TASK DIRECTIONS: Would you tally how many lines in the records include the word "hipHostMalloc"? Reply with the number only.
START DATA
int mgpu_farm_window_wait(mgpu_engine *e, int lane, double *old_energy, double *new_energy, int *verdict) {
    Lane *lp = nullptr;
    int rc = farm_lane(e, lane, &lp);
    if (rc) return rc;
    Lane &ln = *lp;
    if (!old_energy || !new_energy || !verdict) return set_error(MGPU_ERR_INVALID_ARG, "farm_window_wait: null argument");
    Lane::FarmWindow &fw = ln.farm;
    if (fw.pending.empty()) return set_error(MGPU_ERR_STATE, "farm_window_wait: no window of this lane is in flight");
    const Lane::FarmWindow::Pending &pd = fw.pending.front();
    const int n = pd.n;
    const double *out = fw.h_out + (size_t)pd.slot * fw.cap * kFarmOut;
    if ((rc = wait_for_tag(ln.stream, fw.h_tag + (size_t)pd.slot * fw.cap, n, pd.seq, 200000, 65536, "farm_window_wait"))) {
        fw.pending.pop_front();
        return rc;
    }
    for (int c = 0; c < n; ++c) {
        const double *o = out + (size_t)kFarmOut * c;
        std::memcpy(old_energy + 5 * (size_t)c, o, 5 * sizeof(double));
        std::memcpy(new_energy + 5 * (size_t)c, o + 5, 5 * sizeof(double));
        const int v = (int)o[10];
        verdict[c] = v;
        if (v == kFarmVerdictUndecided) e->farm.undecided += 1;
        if (v != kFarmVerdictAccepted) continue;
        const size_t idx = (size_t)pd.rep[c] * e->tp.n_res + pd.t[c];
        if (pd.kind[c] == MGPU_CREATION) e->h_nmol[idx] += 1;
        if (pd.kind[c] == MGPU_DELETION) e->h_nmol[idx] -= 1;
    }
    fw.pending.pop_front();
    return MGPU_OK;
}


static int run_max_k(const mgpu_engine *e) {
    if (e->rsv_any) return 0;
    if (e->bx.triclinic && !(e->run.triclinic && e->tri_moves)) return 0;
    for (int t = 0; t < e->tp.n_res; ++t) {
        if (!e->is_active[t]) continue;
        FarmTypeForm f;
        if (e->tp.n1[t] > kMaxFusedSitesWide || !farm_type_form(e, t, f)) return 0;
    }
    if (e->coul_bytes > kLdsDefaultMax) return 0;
    return std::max(0, std::min(kRunMaxK, chain_window_steps_by_lds(e->pair_nsplit)));
}

static void run_poll(mgpu_engine *e) {
    mgpu_engine::Run &rn = e->run;
    const volatile unsigned long long *info = rn.h_launch, *tag = rn.h_launch + kRunLaunchRing;
    while (rn.seq_done < rn.seq) {
        const unsigned long long s = rn.seq_done + 1;
        if (tag[s % kRunLaunchRing] != s) break;
        __atomic_thread_fence(__ATOMIC_ACQUIRE);
        const unsigned long long v = info[s % kRunLaunchRing];
        const int first = (int)(v >> 16), consumed = (int)((v >> 8) & 0xff), flags = (int)(v & 0xff);
        rn.launches += 1;
        rn.steps += consumed;
        if (flags & kRunTagVoid) rn.void_launches += 1;
        else if (flags & kRunTagStalled) rn.undecided += 1;
        rn.dev_stalled = (flags & kRunTagStalled) != 0;
        rn.log.emplace_back(first, consumed);
        if ((int)rn.log.size() > kRunLogMax) rn.log.pop_front();
        rn.seq_done = s;
    }
}

static int run_launch_one(mgpu_engine *e, int force_step, int force_verdict) {
    mgpu_engine::Run &rn = e->run;
    Lane &ln = e->lanes[0];
    const Topo *d_topo = nullptr;
    int rc = chain_topo(e, &d_topo);
    if (rc) return rc;
    const int nsplit = e->pair_nsplit;
    int n1_max = 1;
    for (int t = 0; t < e->tp.n_res; ++t)
        if (e->is_active[t]) n1_max = std::max(n1_max, e->tp.n1[t]);
    const size_t lds = std::max(std::max(e->coul_bytes, recip_rows_lds_bytes(e, n1_max)), chain_run_resolver_lds_bytes(rn.k, nsplit));
    if (lds > kLdsDefaultMax) return set_error(MGPU_ERR_CAPACITY, "chain_run_launch: the launch does not fit the LDS budget");
    ChainRunArgs g{};
    rn.seq += 1;
    g.state = rn.d_state; g.ring = rn.d_ring; g.partials = rn.d_part; g.res = rn.d_res; g.ticket = rn.d_ticket; g.alt = rn.d_alt;
    g.host_out = rn.h_out; g.step_tag = rn.h_step_tag;
    g.launch_info = rn.h_launch + rn.seq % kRunLaunchRing;
    g.launch_tag = rn.h_launch + kRunLaunchRing + rn.seq % kRunLaunchRing;
    g.seq = rn.seq;
    g.k = rn.k; g.nsplit = nsplit; g.replica = rn.replica; g.ring_steps = kRunRingSteps;
    g.force_step = force_step; g.force_verdict = force_verdict;
    g.t_step = rn.t_step; g.r_step = rn.r_step; g.temperature = rn.temperature; g.margin = e->chain.margin;
    const int grid = (rn.k * 2 * nsplit + kPairWaves - 1) / kPairWaves + rn.k;
    const bool ff = rn.fast && e->pair_fast_fold;
    ln.dirty = true;
    ln.forget_trial();
    alt_forget(e, rn.replica);
    auto tri_family = [](auto &&f) { f(chain_run_kernel<false, false, true>); };
    auto ortho_family = [](auto &&f, auto FLAT, auto FASTW) { f(chain_run_kernel<decltype(FLAT)::value, decltype(FASTW)::value>); };
    auto launch = [&](auto kernel) {
        hipLaunchKernelGGL(kernel, dim3(grid), dim3(kChainBlock), lds, ln.stream, d_topo, e->bx, e->d_pos, e->d_nmol, e->d_res_q, e->d_res_atype,
                           e->d_pair_tab, e->d_coul_tab, e->d_trj, e->d_tw, e->n_rtasks, e->d_rrows, e->n_rrows, e->d_A, g);
    };
    if (e->bx.triclinic) tri_family(launch);
    else with_bools([&](auto... flags) { ortho_family(launch, flags...); }, e->pair_flat, ff);
    HIP_TRY(hipGetLastError());
    return MGPU_OK;
}

int mgpu_chain_run_capacity(const mgpu_engine *e, int *max_k, int *max_in_flight, int *ring_steps) {
    if (!e || !max_k) return set_error(MGPU_ERR_INVALID_ARG, "chain_run_capacity: null argument");
    const int k = run_max_k(e);
    *max_k = k;
    if (max_in_flight) *max_in_flight = k ? kRunMaxInFlight : 0;
    if (ring_steps) *ring_steps = k ? kRunRingSteps : 0;
    return MGPU_OK;
}

int mgpu_chain_run_set_triclinic(mgpu_engine *e, int on) {
    if (!e) return set_error(MGPU_ERR_INVALID_ARG, "null engine");
    if (!e->bx.triclinic) return set_error(MGPU_ERR_STATE, "chain_run_set_triclinic: the box is orthorhombic");
    if (!e->tri_moves) return set_error(MGPU_ERR_STATE, "chain_run_set_triclinic: device-built triclinic moves are off (mgpu_set_triclinic_moves)");
    if (e->run.open) return set_error(MGPU_ERR_STATE, "chain_run_set_triclinic: a run is open");
    e->run.triclinic = on != 0;
    return MGPU_OK;
}

int mgpu_chain_run_open(mgpu_engine *e, int replica, int k, double t_step, double r_step, double temperature) {
    if (!e) return set_error(MGPU_ERR_INVALID_ARG, "null engine");
    mgpu_engine::Run &rn = e->run;
    const int k_max = run_max_k(e);
    if (k_max == 0) return set_error(MGPU_ERR_STATE, "chain_run_open: not available for this engine (mgpu_chain_run_capacity)");
    if (rn.open) return set_error(MGPU_ERR_STATE, "chain_run_open: a run is open (one per engine)");
    if (replica < 0 || replica >= e->n_replicas) return set_error(MGPU_ERR_INVALID_ARG, "chain_run_open: replica out of range");
    if (k < 1 || k > k_max) return set_error(MGPU_ERR_INVALID_ARG, "chain_run_open: steps per launch out of range");
    if (!(temperature > 0.0)) return set_error(MGPU_ERR_INVALID_ARG, "chain_run_open: temperature must be positive");
    for (int t = 0; t < e->tp.n_res; ++t)
        if (e->is_active[t] && (!e->d_com || !e->frames_ok[(size_t)replica * e->tp.n_res + t]))
            return set_error(MGPU_ERR_STATE, "chain_run_open: no molecule frames for this replica (mgpu_replica_set_frames)");
    int rc = use_device(e);
    if (rc) return rc;
    Lane &ln = e->lanes[0];
    if (ln.n_submitted != 0 || !ln.farm.pending.empty())
        return set_error(MGPU_ERR_STATE, "chain_run_open: lane 0 still holds an un-waited trial or farm window");
    if ((rc = sync_all_lanes(e))) return rc;
    if (!rn.d_state) {
        HIP_TRY(hipMalloc((void **)&rn.d_state, sizeof(RunState)));
        HIP_TRY(hipMalloc((void **)&rn.d_ring, sizeof(RunRec) * kRunRingSteps));
        HIP_TRY(hipHostMalloc((void **)&rn.h_ring, sizeof(RunRec) * kRunRingSteps, hipHostMallocDefault));
        HIP_TRY(hipHostMalloc((void **)&rn.h_pushed, sizeof(int) * kRunRingSteps, hipHostMallocDefault));
        HIP_TRY(hipHostMalloc((void **)&rn.h_out, sizeof(double) * kRunOut * kRunRingSteps, hipHostMallocCoherent));
        HIP_TRY(hipHostMalloc((void **)&rn.h_step_tag, sizeof(unsigned long long) * kRunRingSteps, hipHostMallocCoherent));
        HIP_TRY(hipHostMalloc((void **)&rn.h_launch, sizeof(unsigned long long) * 2 * kRunLaunchRing, hipHostMallocCoherent));
        std::memset(rn.h_launch, 0, sizeof(unsigned long long) * 2 * kRunLaunchRing);
        HIP_TRY(hipMalloc((void **)&rn.d_part, sizeof(double2) * 2 * kRunMaxK * (size_t)e->pair_nsplit));
        HIP_TRY(hipMalloc((void **)&rn.d_res, sizeof(ChainResult) * kRunMaxK));
        HIP_TRY(hipMalloc((void **)&rn.d_alt, sizeof(double2) * kRunMaxK * (size_t)e->n_slots));
        HIP_TRY(hipMalloc((void **)&rn.d_ticket, sizeof(int)));
        HIP_TRY(hipMemset(rn.d_ticket, 0, sizeof(int)));
    }
    const Topo *d_topo = nullptr;
    if ((rc = chain_topo(e, &d_topo))) return rc;
    HIP_TRY(hipMemset(rn.d_state, 0, sizeof(RunState)));
    HIP_TRY(hipDeviceSynchronize());
    std::memset(rn.h_step_tag, 0, sizeof(unsigned long long) * kRunRingSteps);
    rn.open = true;
    rn.replica = replica; rn.k = k;
    rn.t_step = t_step; rn.r_step = r_step; rn.temperature = temperature;
    rn.fast = replica_in_range(e, replica);
    rn.pushed = rn.collected = 0;
    rn.stalled_at = -1;
    rn.dev_stalled = false;
    rn.seq_done = rn.seq;
    rn.log.clear();
    return MGPU_OK;
}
END DATA
TASK RESPONSE: 5